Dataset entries
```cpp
extern "C" int gd_conv2d(const gd_conv_desc* dp, void* stream) {
    GD_CHECK_ARG(dp != nullptr, "gd_conv2d: null descriptor");
    gd_conv_desc d = *dp;
    if (d.Mstore < d.M) d.Mstore = d.M;
    GD_CHECK_ARG(d.B > 0 && d.M > 0 && d.Ck > 0 && d.ks > 0 && d.stride > 0 && d.pad >= 0, "gd_conv2d: bad sizes");
    GD_CHECK_ARG(d.Hi > 0 && d.Wi > 0 && d.Ho > 0 && d.Wo > 0, "gd_conv2d: bad spatial sizes");
    GD_CHECK_ARG(d.a && d.x && d.y, "gd_conv2d: null tensor");
    GD_CHECK_ARG((d.in_scale == nullptr) == (d.in_shift == nullptr), "gd_conv2d: in_scale/in_shift must come together");
    GD_CHECK_ARG(d.precision == GD_PREC_FP32 || d.precision == GD_PREC_BF16 || d.precision == GD_PREC_X3, "gd_conv2d: bad precision");
    GD_CHECK_ARG(d.out_layout == 0 || (d.out_layout == 1 && d.ldo >= d.Mstore), "gd_conv2d: bad output layout");
    GD_CHECK_ARG(!(d.out_bf16 && d.accumulate), "gd_conv2d: accumulate needs an fp32 output");
    GD_CHECK_ARG((long)d.Ho * d.Wo < (1L << 31) && d.B <= 65535, "gd_conv2d: image too large for one launch");
    GD_CHECK_ARG(d.sub_step >= 0 && d.sub_oy >= 0 && d.sub_ox >= 0 && (d.sub_step > 1 || (d.sub_oy == 0 && d.sub_ox == 0)),
                 "gd_conv2d: bad output sub-lattice");
    if (!d.transposed) {
        GD_CHECK_ARG((d.Hi + 2 * d.pad - d.ks) / d.stride + 1 == d.Ho && (d.Wi + 2 * d.pad - d.ks) / d.stride + 1 == d.Wo,
                     "gd_conv2d: Ho/Wo do not match Hi/Wi, ks, stride, pad");
    } else {
        GD_CHECK_ARG((d.Ho + 2 * d.pad - d.ks) / d.stride + 1 == d.Hi && (d.Wo + 2 * d.pad - d.ks) / d.stride + 1 == d.Wi,
                     "gd_conv2d: transposed geometry mismatch");
    }
    hipStream_t s = (hipStream_t)stream;
    static const int tr_env = getenv("GD_CONV1X1_TR") ? atoi(getenv("GD_CONV1X1_TR")) : 1;
    if (tr_env && conv1x1_tr_eligible(d)) {
        const int bm = d.M <= 32 ? 32 : (d.M <= 64 || (d.M % 128 != 0 && d.M % 128 <= 64)) ? 64 : 128;
        static const int ns_env = getenv("GD_CONV1X1_NS") ? atoi(getenv("GD_CONV1X1_NS")) : 1;
        const long HWl = (long)d.Ho * d.Wo;
        int ns = (HWl * d.B >= (1L << 18) && d.precision == GD_PREC_BF16) ? ns_env : 1;
        if (bm == 128 && ns > 2) ns = 2;
        if (ns != 1 && ns != 2 && ns != 4) ns = 1;
        dim3 grid(gd_cdiv(HWl, BN * ns), gd_cdiv(d.M, bm), d.B);
#define GD_C1X1(BM_, NS_) hipLaunchKernelGGL((conv1x1_tr_kernel<BM_, NS_>), grid, dim3(256), 0, s, d)
        if (d.precision == GD_PREC_X3) {
            if (bm == 32) hipLaunchKernelGGL((conv1x1_tr_plain_kernel<32, true>), grid, dim3(256), 0, s, d);
            else if (bm == 64) hipLaunchKernelGGL((conv1x1_tr_plain_kernel<64, true>), grid, dim3(256), 0, s, d);
            else hipLaunchKernelGGL((conv1x1_tr_plain_kernel<128, true>), grid, dim3(256), 0, s, d);
        } else if (ns == 1) {
            if (bm == 32) hipLaunchKernelGGL((conv1x1_tr_plain_kernel<32>), grid, dim3(256), 0, s, d);
            else if (bm == 64) hipLaunchKernelGGL((conv1x1_tr_plain_kernel<64>), grid, dim3(256), 0, s, d);
            else hipLaunchKernelGGL((conv1x1_tr_plain_kernel<128>), grid, dim3(256), 0, s, d);
        } else
        if (bm == 32) { if (ns == 4) GD_C1X1(32, 4); else if (ns == 2) GD_C1X1(32, 2); else GD_C1X1(32, 1); }
        else if (bm == 64) { if (ns == 4) GD_C1X1(64, 4); else if (ns == 2) GD_C1X1(64, 2); else GD_C1X1(64, 1); }
        else { if (ns == 2) GD_C1X1(128, 2); else GD_C1X1(128, 1); }
#undef GD_C1X1
        GD_LAUNCH_CHECK();
        return 0;
    }
    auto run = [&](const gd_conv_desc& dd) -> int {
        if (dd.Mstore <= 32) return launch<32>(dd, s);
        if (dd.Mstore <= 64 || (dd.Mstore % 128 != 0 && dd.Mstore % 128 <= 64)) return launch<64>(dd, s);
        return launch<128>(dd, s);
    };
    if (d.transposed && d.stride > 1 && d.sub_step <= 1) {
        for (int py = 0; py < d.stride; ++py)
            for (int px = 0; px < d.stride; ++px) {
                gd_conv_desc dd = d;
                dd.sub_oy = py; dd.sub_ox = px; dd.sub_step = d.stride;
                const int rc = run(dd);
                if (rc) return rc;
            }
        return 0;
    }
    return run(d);
}
```

### gan-danet_amd/csrc/pointwise.hip

```cpp
#include "common.h"
#include "../../include/gandanet.h"

#include <math.h>

namespace {

constexpr int RED_BLOCKS = 1024;

static inline int grid_for(long n, int per_block = 256 * 4) {
    long g = (n + per_block - 1) / per_block;
    if (g < 1) g = 1;
    if (g > 8192) g = 8192;
    return (int)g;
}
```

=== Problem to work on ===
The response consists of the lines above that contain "hipLaunchKernelGGL".

=== Output ===
#define GD_C1X1(BM_, NS_) hipLaunchKernelGGL((conv1x1_tr_kernel<BM_, NS_>), grid, dim3(256), 0, s, d)
            if (bm == 32) hipLaunchKernelGGL((conv1x1_tr_plain_kernel<32, true>), grid, dim3(256), 0, s, d);
            else if (bm == 64) hipLaunchKernelGGL((conv1x1_tr_plain_kernel<64, true>), grid, dim3(256), 0, s, d);
            else hipLaunchKernelGGL((conv1x1_tr_plain_kernel<128, true>), grid, dim3(256), 0, s, d);
            if (bm == 32) hipLaunchKernelGGL((conv1x1_tr_plain_kernel<32>), grid, dim3(256), 0, s, d);
            else if (bm == 64) hipLaunchKernelGGL((conv1x1_tr_plain_kernel<64>), grid, dim3(256), 0, s, d);
            else hipLaunchKernelGGL((conv1x1_tr_plain_kernel<128>), grid, dim3(256), 0, s, d);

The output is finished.